TASK DESCRIPTION
Transcribe exactly the lines that fall between the one holding "G64_TPW; ++t) acc[t]" and the one holding "(lin < ntiles)", inclusive, from the entries below.

AVAILABLE DATA
diff --git a/vit-inductive-bias-distillation_amd/csrc/fused.hip b/vit-inductive-bias-distillation_amd/csrc/fused.hip
--- a/vit-inductive-bias-distillation_amd/csrc/fused.hip
+++ b/vit-inductive-bias-distillation_amd/csrc/fused.hip
@@ -128,7 +128,8 @@
                                             d_t, a->g0, a->g1, a->glam, a->omega_t, a->mu_t, a->tc, st);
         if (centred != BASD_OK && centred != BASD_EUNSUPPORTED) return centred;
     }
-    for (int g = 0; g < G && centred != BASD_OK; ++g) {
+    const bool raw_gram = L == 1 && G == 1 && a->g0 == nullptr && a->raw == nullptr && n <= 240 && !basd::legacy_route();
+    for (int g = 0; g < G && centred != BASD_OK && !raw_gram; ++g) {
         BASD_TRY(basd_teacher_center(a->tok_ptrs, (int)a->t_dtype, a->mix + (long)g * L, L, a->t_sb, a->t_sn, a->t_sd,
                                      B, n, d_t, a->g0, a->g1, a->glam, a->omega_t + (long)g * B * n,
                                      a->mu_t + (long)g * B * d_t, a->tc + (long)g * B * n * d_t, st));
@@ -151,7 +152,11 @@
     const long nn = (long)n * n;
     const int EB = E * B, GB = G * B;
     BASD_TRY(basd_gram_f64(a->a_prime, (long)n * d_s, n, d_s, EB, a->g_all, nn, st));
-    if (a->g_slabs && a->g_splits > 1)
+    if (raw_gram)
+        BASD_TRY(basd_teacher_gram_centered(a->tok_ptrs, (int)a->t_dtype, a->mix, a->t_sb, a->t_sn, a->t_sd, B, n, d_t,
+                                            a->omega_t, a->g_slabs && a->g_splits > 1 ? (int)a->g_splits : 1,
+                                            a->g_slabs, a->g_all + (long)EB * nn, st));
+    else if (a->g_slabs && a->g_splits > 1)
         BASD_TRY(basd_gram_f64_split(a->tc, (long)n * d_t, n, d_t, GB, (int)a->g_splits, a->g_slabs,
                                      a->g_all + (long)EB * nn, st));
     else
diff --git a/vit-inductive-bias-distillation_amd/csrc/procrustes.hip b/vit-inductive-bias-distillation_amd/csrc/procrustes.hip
--- a/vit-inductive-bias-distillation_amd/csrc/procrustes.hip
+++ b/vit-inductive-bias-distillation_amd/csrc/procrustes.hip
@@ -587,6 +587,106 @@
     return true;
 }
 
+template <typename T>
+__global__ void __launch_bounds__(1024) teacher_gram_raw_kernel(const void* const* __restrict__ tok_ptrs, long sb,
+                                                                long sn, long sd, int n, int D,
+                                                                double* __restrict__ G, long g_split_stride) {
+    extern __shared__ __attribute__((aligned(16))) float tile[];
+    const int b = blockIdx.x, tid = threadIdx.x, lane = tid & 63, wave = tid >> 6, nw = blockDim.x >> 6;
+    G += (long)blockIdx.y * g_split_stride;
+    const int nt = (n + 15) / 16, ntiles = nt * (nt + 1) / 2;
+    const BASD_GLOBAL_AS T* Pb = (const BASD_GLOBAL_AS T*)tok_ptrs[0] + (long)b * sb;
+    f64x4 acc[G64_TPW];
+#pragma unroll
+    for (int t = 0; t < G64_TPW; ++t) acc[t] = f64x4{0., 0., 0., 0.};
+    int ti[G64_TPW], tj[G64_TPW];
+#pragma unroll
+    for (int t = 0; t < G64_TPW; ++t) {
+        const int lin = wave + t * nw;
+        int r = 0;
+        if (lin < ntiles) {
+            r = (int)((sqrtf(8.f * lin + 1.f) - 1.f) * 0.5f);
+            while ((r + 1) * (r + 2) / 2 <= lin) ++r;
+            while (r * (r + 1) / 2 > lin) --r;
+            ti[t] = r;
+            tj[t] = lin - r * (r + 1) / 2;
+        } else {
+            ti[t] = -1;
+            tj[t] = -1;
+        }
+    }
+    for (int idx = n * G64_LD + tid; idx < nt * 16 * G64_LD; idx += blockDim.x) tile[idx] = 0.f;
+    const bool feat_fast = sd == 1;
+    const int i16 = lane & 15, kq = lane >> 4;
+    for (int k0 = blockIdx.y * G64_BK; k0 < D; k0 += G64_BK * gridDim.y) {
+        __syncthreads();
+        for (int idx = tid; idx < n * G64_BK; idx += blockDim.x) {
+            int r, c;
+            if (feat_fast) { r = idx / G64_BK; c = idx - r * G64_BK; }
+            else { c = idx / n; r = idx - c * n; }
+            const int k = k0 + c;
+            tile[r * G64_LD + c] = k < D ? ldg_f32(Pb + ((long)r * sn + (long)k * sd)) : 0.f;
+        }
+        __syncthreads();
+#pragma unroll
+        for (int g = 0; g < G64_BK / 16; ++g) {
+#pragma unroll
+            for (int t = 0; t < G64_TPW; ++t) {
+                if (ti[t] < 0) continue;
+                const float4 a = *(const float4*)(tile + (ti[t] * 16 + i16) * G64_LD + g * 16 + 4 * kq);
+                const float4 bb = *(const float4*)(tile + (tj[t] * 16 + i16) * G64_LD + g * 16 + 4 * kq);
+                acc[t] = __builtin_amdgcn_mfma_f64_16x16x4f64((double)a.x, (double)bb.x, acc[t], 0, 0, 0);
+                acc[t] = __builtin_amdgcn_mfma_f64_16x16x4f64((double)a.y, (double)bb.y, acc[t], 0, 0, 0);
+                acc[t] = __builtin_amdgcn_mfma_f64_16x16x4f64((double)a.z, (double)bb.z, acc[t], 0, 0, 0);
+                acc[t] = __builtin_amdgcn_mfma_f64_16x16x4f64((double)a.w, (double)bb.w, acc[t], 0, 0, 0);
+            }
+        }
+    }
+    double* Gb = G + (long)b * n * n;
+#pragma unroll
+    for (int t = 0; t < G64_TPW; ++t) {
+        if (ti[t] < 0) continue;
+        const int col = tj[t] * 16 + (lane & 15);
+#pragma unroll
+        for (int r = 0; r < 4; ++r) {
+            const int row = ti[t] * 16 + (lane >> 4) + 4 * r;
+            if (row < n && col < n) {
+                Gb[(long)row * n + col] = acc[t][r];
+                Gb[(long)col * n + row] = acc[t][r];
+            }
+        }
+    }
+}
+
+__global__ void __launch_bounds__(256) teacher_gram_center_kernel(const double* slabs, long split_stride, int splits,
+                                                                  int n, const float* __restrict__ mix,
+                                                                  const float* __restrict__ omega_t, double* G) {
+    __shared__ double w[256], u[256], red[32];
+    const int b = blockIdx.x, tid = threadIdx.x, nn = n * n;
+    const double* Sb = slabs + (long)b * nn;
+    double* Gb = G + (long)b * nn;
+    const double m2 = mix ? (double)mix[0] * (double)mix[0] : 1.;
+    if (tid < n) w[tid] = (double)omega_t[(long)b * n + tid];
+    for (int idx = tid; idx < nn; idx += 256) {
+        double acc = 0.;
+        for (int s2 = 0; s2 < splits; ++s2) acc += Sb[(long)s2 * split_stride + idx];
+        Gb[idx] = acc * m2;
+    }
+    __syncthreads();
+    double su = 0.;
+    if (tid < n) {
+        double acc = 0.;
+        for (int j = 0; j < n; ++j) acc = fma(Gb[(long)j * n + tid], w[j], acc);
+        u[tid] = acc;
+        su = w[tid] * acc;
+    }
+    const double s = block_sum(su, red);
+    for (int idx = tid; idx < nn; idx += 256) {
+        const int i = idx / n, j = idx - i * n;
+        Gb[idx] = (Gb[idx] - (u[i] + u[j])) + s;
+    }
+}
+
 __device__ __forceinline__ int pk(int i, int j, int n) { return j * n - (j * (j - 1)) / 2 + (i - j); }
 
 __global__ void __launch_bounds__(1024) chol_f64_kernel(const double* __restrict__ G, long g_batch_stride, int n,
@@ -952,6 +1052,90 @@
         const int a = a0 + ty + 8 * i, bb = b0 + tx;
         if (a < n && bb < n) K[(long)a * n + bb] = acc[i];
     }
+}
+
+constexpr int KF_N = 64, KF_LD = KF_N + 1;
+__global__ void __launch_bounds__(256) kprime_fused_kernel(const float* __restrict__ W, long w_batch_stride,
+                                                           const float* __restrict__ sigma, int n,
+                                                           const double* __restrict__ Lb, long l_batch_stride,
+                                                           int lb_period, float* __restrict__ Kp) {
+    extern __shared__ float kf_sm[];
+    float* xs = kf_sm;
+    float* ls = xs + n * KF_LD;
+    float* zs = ls + n * KF_LD;
+    __shared__ float red[4];
+    const int b = blockIdx.x, tid = threadIdx.x;
+    const float* sg = sigma + (long)b * n;
+    float smax = 0.f;
+    for (int j = tid; j < n; j += 256) smax = fmaxf(smax, sg[j]);
+    smax = wave_max(smax);
+    if ((tid & 63) == 0) red[tid >> 6] = smax;
+    const float* Wb = W + (long)b * w_batch_stride;
+    const double* L = Lb + (long)(b % lb_period) * l_batch_stride;
+    for (int idx = tid; idx < n * n; idx += 256) {
+        const int q = idx / n, r = idx - q * n;
+        xs[q * KF_LD + r] = Wb[idx];
+        ls[q * KF_LD + r] = r <= q ? (float)L[idx] : 0.f;
+    }
+    __syncthreads();
+    smax = fmaxf(fmaxf(red[0], red[1]), fmaxf(red[2], red[3]));
+    const float thr = smax * (float)n * 1.1920929e-7f;
+    const int tx = tid & 15, ty = tid >> 4;
+    int ra[4], rc[4];
+#pragma unroll
+    for (int i = 0; i < 4; ++i) {
+        ra[i] = min(tx + 16 * i, n - 1) * KF_LD;
+        rc[i] = min(ty + 16 * i, n - 1) * KF_LD;
+    }
+    float acc[4][4];
+#pragma unroll
+    for (int q = 0; q < 4; ++q)
+#pragma unroll
+        for (int i = 0; i < 4; ++i) acc[q][i] = 0.f;
+    for (int r = 0; r < n; ++r) {
+        float lv[4], xv[4];
+#pragma unroll
+        for (int i = 0; i < 4; ++i) lv[i] = ls[ra[i] + r];
+#pragma unroll
+        for (int q = 0; q < 4; ++q) xv[q] = xs[rc[q] + r];
+#pragma unroll
+        for (int q = 0; q < 4; ++q)
+#pragma unroll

WORKED SOLUTION
+    for (int t = 0; t < G64_TPW; ++t) acc[t] = f64x4{0., 0., 0., 0.};
+    int ti[G64_TPW], tj[G64_TPW];
+#pragma unroll
+    for (int t = 0; t < G64_TPW; ++t) {
+        const int lin = wave + t * nw;
+        int r = 0;
+        if (lin < ntiles) {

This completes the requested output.